Material provided:

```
__device__ __forceinline__ float from_left(float v)
{
	return __int_as_float(__builtin_amdgcn_update_dpp(0, __float_as_int(v), kDppRowShr1, 0xF, 0xF, true));
}
__device__ __forceinline__ float from_right(float v)
{
	return __int_as_float(__builtin_amdgcn_update_dpp(0, __float_as_int(v), kDppRowShl1, 0xF, 0xF, true));
}
__device__ __forceinline__ double from_left(double v)
{
	const int lo = __builtin_amdgcn_update_dpp(0, __double2loint(v), kDppRowShr1, 0xF, 0xF, true);
	const int hi = __builtin_amdgcn_update_dpp(0, __double2hiint(v), kDppRowShr1, 0xF, 0xF, true);
	return __hiloint2double(hi, lo);
}
__device__ __forceinline__ double from_right(double v)
{
	const int lo = __builtin_amdgcn_update_dpp(0, __double2loint(v), kDppRowShl1, 0xF, 0xF, true);
	const int hi = __builtin_amdgcn_update_dpp(0, __double2hiint(v), kDppRowShl1, 0xF, 0xF, true);
	return __hiloint2double(hi, lo);
// ... 85 lines not shown

__device__ __forceinline__ double frequency_dev(double pitch)
{
	return 220.0 * vmath::exp2_short((pitch + 3.0) * (1.0 / 12.0));
}
__device__ __forceinline__ float frequency_dev(float pitch)
{
	const float x = rmul(pitch + 3.0f, static_cast<float>(1.0 / 12.0));
	return rmul(220.0f, vmath::powf_base2(x));
}

__device__ __forceinline__ double tan_dev(double t) { return vmath::tan_short(t); }
__device__ __forceinline__ double cos_dev(double t) { return vmath::cos_short(t); }
__device__ __forceinline__ float tan_dev(float t) { return vmath::tanf_glibc(t); }
__device__ __forceinline__ float cos_dev(float t) { return vmath::cosf_glibc(t); }

template <typename T> struct Pair;
template <> struct Pair<double> { using type = double2; };
template <> struct Pair<float> { using type = float2; };

__device__ __forceinline__ double noise_advance(double seed)
{
#pragma clang fp contract(off)
	const double product = seed * 377.0;
	return product - floor(product);
}

__device__ __forceinline__ float fdiv_n(float a, float b)
{
	float r = __builtin_amdgcn_rcpf(b);
// ... 50 lines not shown
```

### gama_tts_amd/csrc/vtm_diag_kernels.hip

```cpp
#include <hip/hip_runtime.h>

#include <cstdint>

#include "vtm_design.hpp"
#include "vtm_kernels.hpp"
#include "vtm_math.hpp"

namespace gvtm {

namespace {
#include "vtm_device_common.inc"
}

__global__ void dpp_selftest_kernel(int* out)
{
	const int lane = threadIdx.x & 63;
	const double v = static_cast<double>(lane);
	out[lane] = static_cast<int>(from_left(v));
	out[64 + lane] = static_cast<int>(from_right(v));
	out[128 + lane] = static_cast<int>(row_rotate<6>(v));
	out[192 + lane] = static_cast<int>(row_rotate<10>(v));
	out[256 + lane] = static_cast<int>(from_left_wave(v));
	out[320 + lane] = static_cast<int>(from_right_wave(v));
	out[384 + lane] = static_cast<int>(row_bcast<3>(v));
// ... 3 lines not shown
}


hipError_t launch_dpp_selftest(int* d_out, hipStream_t stream)
{
	hipLaunchKernelGGL(dpp_selftest_kernel, dim3(1), dim3(64), 0, stream, d_out);
	return hipGetLastError();
}

__global__ void float_math_probe_kernel(int kind, const float* x, size_t n, float* out)
{
	const size_t i = static_cast<size_t>(blockIdx.x) * blockDim.x + threadIdx.x;
	if (i >= n) return;
	const float v = x[i];
	float r = 0.0f;
	switch (kind) {
	case 0: r = frequency_dev(v); break;
	case 1: r = amplitude_60db_dev(v); break;
	case 2: r = tan_dev(v); break;
	case 3: r = cos_dev(v); break;
	case 4: r = fdiv_n(v, x[i ^ 1]); break;
	case 5: r = vmath::sinf_glibc(v); break;
	}
	out[i] = r;
}

hipError_t launch_float_math_probe(int kind, const float* d_x, size_t n, float* d_out, hipStream_t stream)
{
	hipLaunchKernelGGL(float_math_probe_kernel, dim3(static_cast<unsigned>((n + 255) / 256)), dim3(256), 0, stream, kind, d_x, n, d_out);
	return hipGetLastError();
// ... 4 lines not shown
```

### gama_tts_amd/csrc/vtm_kernel_v2.inc

```

namespace v2 {

namespace {

constexpr int kPrm = 17;
constexpr int kF1Planes = 6;
constexpr int kF1U = 0, kF1Sig = 1, kF1Thr = 2, kF1B0 = 3, kF1A1 = 4, kF1A2 = 5;
constexpr int kKl = 11;
constexpr int kKlK8 = 7, kKlNk1 = 8, kKlAlr = 9, kKlAu = 10;
constexpr int kInj = 9;
template <typename CT, int LAYOUT>
constexpr bool lane_rec()
{
	return sizeof(CT) == 4 && LAYOUT == 0;
}
constexpr int kLrZero = 16, kLrAlr = 17, kLrAu = 18, kLrK8 = 19, kLrKn = 20, kLrInj = 21, kLrLen = 31;
constexpr int kl_len(bool lr)
{
	return lr ? kLrLen : kKl;
}
template <typename CT>
constexpr bool fr_compact()
{
	return sizeof(CT) == 8;
// ... 405 lines not shown
	__syncthreads();

	if (a.stream) {
		for (int u = 0; u < U; ++u) {
			if (GVTM_ROW_UTT(u, group * U + u) >= a.batch) break;
			const unsigned char* sb = a.stream + GVTM_ROW_UTT(u, (group * U + u)) * a.stream_stride;
			const ST* ring = reinterpret_cast<const ST*>(sb + SL::ring(kTubeLanes, kTubeWords));
			for (int i = tid; i < XRS; i += kThreads) sm.x[u * XRS + i] = ring[i < XR ? i : i - XR];
			const CT* pre = reinterpret_cast<const CT*>(sb + SL::wpre(kTubeLanes, kTubeWords));
			for (int i = tid; i < kWPre; i += kThreads) sm.w[static_cast<size_t>(u) * (kWPre + 2 * C) + i] = pre[i];
		}
		__syncthreads();
	}

	const DeviceConstants& k = *sm.kc;
	int max_chunks = 0;
#pragma unroll
	for (int u = 0; u < U; ++u) max_chunks = sm.ext[u].nchunks > max_chunks ? sm.ext[u].nchunks : max_chunks;

	auto valid_in = [&](int u, int c) -> int {
		const Extent e = sm.ext[u];
		if (c < 0 || c >= e.nchunks) return -1;
		const uint32_t left = e.steps - static_cast<uint32_t>(c) * C;
		return left < static_cast<uint32_t>(C) ? static_cast<int>(left) : C;
	};

	constexpr bool kRowView = !TL::kWaveWide || U > 1;
	const int L = kRowView ? (lane & 15) : lane;
	const int row = kRowView ? (lane >> 4) : 0;
	constexpr bool kTubePerWave = TL::kWaveWide && U > 1;
	constexpr int kFirstHelper = kTubePerWave ? kSerial : 5 * G;
	const int role = kTubePerWave ? (wave < U ? 0 : (wave < kSerial ? wave - U + 1 : 5)) : (wave < 5 * G ? wave / G : 5);
	const int sub = kTubePerWave ? (wave < U ? wave : 0) : (wave < 5 * G ? wave % G : 0);
	const int urow = (U >= 4) ? sub * 4 + row : row % U;
	constexpr int kState = (2 * D + 1) > 5 ? (2 * D + 1) : 5;
	CT st[kState];
#pragma unroll
	for (int i = 0; i < kState; ++i) st[i] = CT(0.0);
	CT& sc_pos = st[0];
// ... 54 lines not shown

	unsigned long long role_busy = 0;
#if GVTM_TUNE_TRACE
	int tr_n = 0;
	auto TR = [&](int t, unsigned id) {
		if (a.phase_cycles != nullptr && group == 0 && lane == 0 && t >= GVTM_TUNE_TRACE && t < GVTM_TUNE_TRACE + 2 && tr_n < 128)
			a.phase_cycles[32768 + wave * 128 + tr_n++] = (static_cast<unsigned long long>(id) << 48) | (clock64() & 0xFFFFFFFFFFFFull);
	};
#else
	auto TR = [](int, unsigned) {};
#endif
	const bool stamping = a.phase_cycles != nullptr && lane == 0;


	auto stage_p2a = [&](int c, int pass) {
		for (int item = pass * 64 + hl; item < U * C && item < (pass + 1) * 64; item += 64) {
			const int u = item / C, s = item - u * C;
			if (s >= valid_in(u, c)) continue;
			const float* pv = sm.prm + at_prm(c & 1, u) + s * kPrm;
			const CT pitch = pv[0], gv = pv[1], av = pv[2];
			const CT f0 = frequency_dev(pitch);
			sm.inc[((c & 1) * U + u) * C + s] = (f0 / CT(2.0)) * CT(k.basic_increment);
			sm.amp[amp_at(c & 3, u, 0, s)] = amplitude_60db_dev(gv);
			sm.amp[amp_at(c & 3, u, 1, s)] = amplitude_60db_dev(av);
		}
	};

	constexpr int kP4aItems = 1;
	auto stage_p4a = [&](int c, int pass) {
		if constexpr (U == 1) {
// ... 51 lines not shown
			const CT v = wl[q] + rmul(p[q] - static_cast<CT>(lower[q]), wu[q] - wl[q]);
			CT* slot = sm.w + (static_cast<size_t>(c % 3) * U + u[q]) * (kWPre + 2 * C);
			slot[kWPre + h[q]] = v;
			if (GVTM_KERNEL_TAPS && a.debug_taps) {
				a.debug_taps[(GVTM_ROW_UTT(u[q], (group * U + u[q])) * a.max_frames * k.control_steps + static_cast<size_t>(c) * C + (h[q] >> 1)) * 8 + 5 + (h[q] & 1)] = p[q];
			}
			if (h[q] >= 2 * C - kWPre) {
				CT* next = sm.w + (static_cast<size_t>((c + 1) % 3) * U + u[q]) * (kWPre + 2 * C);
				next[h[q] - (2 * C - kWPre)] = v;
			}
		}
	};

	auto stage_p4b = [&](int c, int pass) {
		const int taps = k.fir_taps;
		for (int item = pass * 64 + hl; item < U * C && item < (pass + 1) * 64; item += 64) {
			const int u = item / C, s = item - u * C;
			if (s >= valid_in(u, c)) continue;
			CT lp_table = CT(0.0);
			if (kNoiseTable && a.noise_lp != nullptr) lp_table = static_cast<const CT*>(a.noise_lp)[sm.ext[u].step_base + static_cast<unsigned long long>(c) * C + s];
			const CT* wp = sm.w + (static_cast<size_t>(c % 3) * U + u) * (kWPre + 2 * C) + kWPre + 2 * s + 1;
			using CT2 = typename Pair<CT>::type;
			CT acc = 0;
			auto fir_mad = [](CT w, CT cf, CT sum) -> CT {
				if constexpr (sizeof(CT) == 4) return sum + rmul(w, cf);
				else return __builtin_fma(w, cf, sum);
			};
			constexpr int kNT = sizeof(CT) == 8 ? 49 : 47;
			if (sizeof(CT) == 4 && taps == kNT) {
				CT2 wv[kNT / 2];
// ... 33 lines not shown
					}
				}
				}
				for (; i + 1 < taps; i += 2) {
					const CT2 wv = *reinterpret_cast<const CT2*>(wp - i - 1);
					const CT2 cv = *reinterpret_cast<const CT2*>(sm.fir + i);
					acc = fir_mad(wv.y, cv.x, acc);
					acc = fir_mad(wv.x, cv.y, acc);
				}
				if (i < taps) acc = fir_mad(wp[-i], sm.fir[i], acc);
			}
			const CT ax = sm.amp[amp_at(c & 3, u, 0, s)], ah1 = sm.amp[amp_at(c & 3, u, 1, s)];
			const CT lp = (kNoiseTable && a.noise_lp != nullptr) ? lp_table : sm.noise[((c % 3) * U + u) * C + s];
			CT pulse = acc;
			const CT pulsed_noise = rmul(lp, pulse);
			pulse = rmul(ax, rmul(pulse, CT(1.0) - CT(k.breathiness)) + rmul(pulsed_noise, CT(k.breathiness)));
			CT signal;
			if (k.modulation) {
				CT cm = rmul(ax, CT(k.crossmix_factor));
				cm = cm < CT(1.0) ? cm : CT(1.0);
				signal = rmul(pulsed_noise, cm) + rmul(lp, CT(1.0) - cm);
			} else {
				signal = lp;
			}
			CT* usg = sm.usg + at_usg(c & 1, u) + s;
			const CT tube_in = (pulse + rmul(ah1, signal)) * CT(0.125), throat_in = pulse * CT(0.125);
			usg[kF1U * C] = tube_in;
			usg[kF1Sig * C] = signal;
			usg[kF1Thr * C] = throat_in;
			if (GVTM_KERNEL_TAPS && a.debug_taps) {
				double* t = a.debug_taps + (GVTM_ROW_UTT(u, (group * U + u)) * a.max_frames * k.control_steps + static_cast<size_t>(c) * C + s) * 8;
				t[0] = tube_in; t[1] = signal; t[2] = throat_in; t[3] = acc; t[4] = lp;
			}
		}
	};

	auto stage_p2c = [&](int c, int pass) {
		for (int item = pass * 64 + hl; item < U * C && item < (pass + 1) * 64; item += 64) {
			const int u = item / C, s = item - u * C;
			if (s >= valid_in(u, c)) continue;
			const float* pv = sm.prm + at_prm(c & 1, u) + s * kPrm;
			const CT fvol = pv[3], fpos = pv[4], fcf = pv[5], fbw = pv[6];
			CT* fr = sm.fr + at_fr(c & 1, u) + s * kFr;
			const CT amp = amplitude_60db_dev(fvol);
			const int ipart = static_cast<int>(fpos);
			const CT complement = fpos - ipart;
			const CT remainder = CT(1.0) - complement;
			if constexpr (kFrCompact) {
				fr[kFrTapA] = remainder * amp;
				fr[kFrTapB] = complement * amp;
				fr[kFrZero] = CT(0.0);
				*reinterpret_cast<int*>(fr + kFrFirst) = ipart;
// ... 7 lines not shown
				}
				fr[kFr - 1] = CT(0.0);
			}
			const CT pi = CT(3.14159265358979323846);
			const CT tan_v = tan_dev(pi * fbw * CT(k.bp_T));
			const CT cos_v = cos_dev(CT(2.0) * pi * fcf * CT(k.bp_T));
			const CT a2 = (CT(1.0) - tan_v) / (CT(1.0) + tan_v);
			CT* bpc = sm.usg + at_usg(c & 1, u) + s;
			bpc[kF1B0 * C] = CT(0.5) - rmul(CT(0.5), a2);
			bpc[kF1A1 * C] = -(CT(1.0) + a2) * cos_v;
			bpc[kF1A2 * C] = a2;
		}
	};

	auto stage_p2b = [&](int c, int pass) {
		for (int item = pass * 64 + hl; item < U * C && item < (pass + 1) * 64; item += 64) {
			const int u = item / C, s = item - u * C;
			if (s >= valid_in(u, c)) continue;
			const float* cur = sm.prm + at_prm(c & 1, u) + s * kPrm + 7;
			CT r2[8];
#pragma unroll
			for (int q = 0; q < 8; ++q) {
				CT r = static_cast<CT>(cur[q]) * CT(k.radius_coef[q]);
				r = r > CT(0.01) ? r : CT(0.01);
				r2[q] = rmul(r, r);
			}
			const CT velum2 = rmul(static_cast<CT>(cur[8]), static_cast<CT>(cur[8]));
			CT kj[8];
#pragma unroll
			for (int q = 0; q < 7; ++q) kj[q] = fdiv_n(r2[q] - r2[q + 1], r2[q] + r2[q + 1]);
			kj[7] = fdiv_n(r2[7] - CT(k.aperture_radius2), r2[7] + CT(k.aperture_radius2));
			const CT asum = fdiv_n(CT(2.0), r2[3] + r2[3] + velum2);
			const CT nk1 = fdiv_n(velum2 - CT(k.nasal_r2_sq), velum2 + CT(k.nasal_r2_sq));
			CT* kl = sm.kl + at_kl(c & 1, u) + (kLaneRec ? 0 : s * kKlLen);
			if constexpr (kLaneRec) {
#pragma unroll
				for (int Lq = 0; Lq < 16; ++Lq) {
					const int q = TL::lane(Lq).kl_slot;
					if (q >= 0) kl[kl_index(s, Lq)] = (q == kKlNk1) ? nk1 : kj[q < 7 ? q : 0];
				}
				kl[kl_index(s, kLrAlr)] = asum * r2[3];
				kl[kl_index(s, kLrAu)] = asum * velum2;
				kl[kl_index(s, kLrK8)] = kj[7];
				sm.opk[((c % 3) * U + u) * C + s] = CT(1.0) + kj[7];
			} else {
#pragma unroll
				for (int q = 0; q < 7; ++q) kl[q] = kj[q];
				kl[kKlK8] = kj[7];
// ... 969 lines not shown
```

Task:
Copy whichever lines above contain the string "next".

Output of the exercise:
				CT* next = sm.w + (static_cast<size_t>((c + 1) % 3) * U + u[q]) * (kWPre + 2 * C);
				next[h[q] - (2 * C - kWPre)] = v;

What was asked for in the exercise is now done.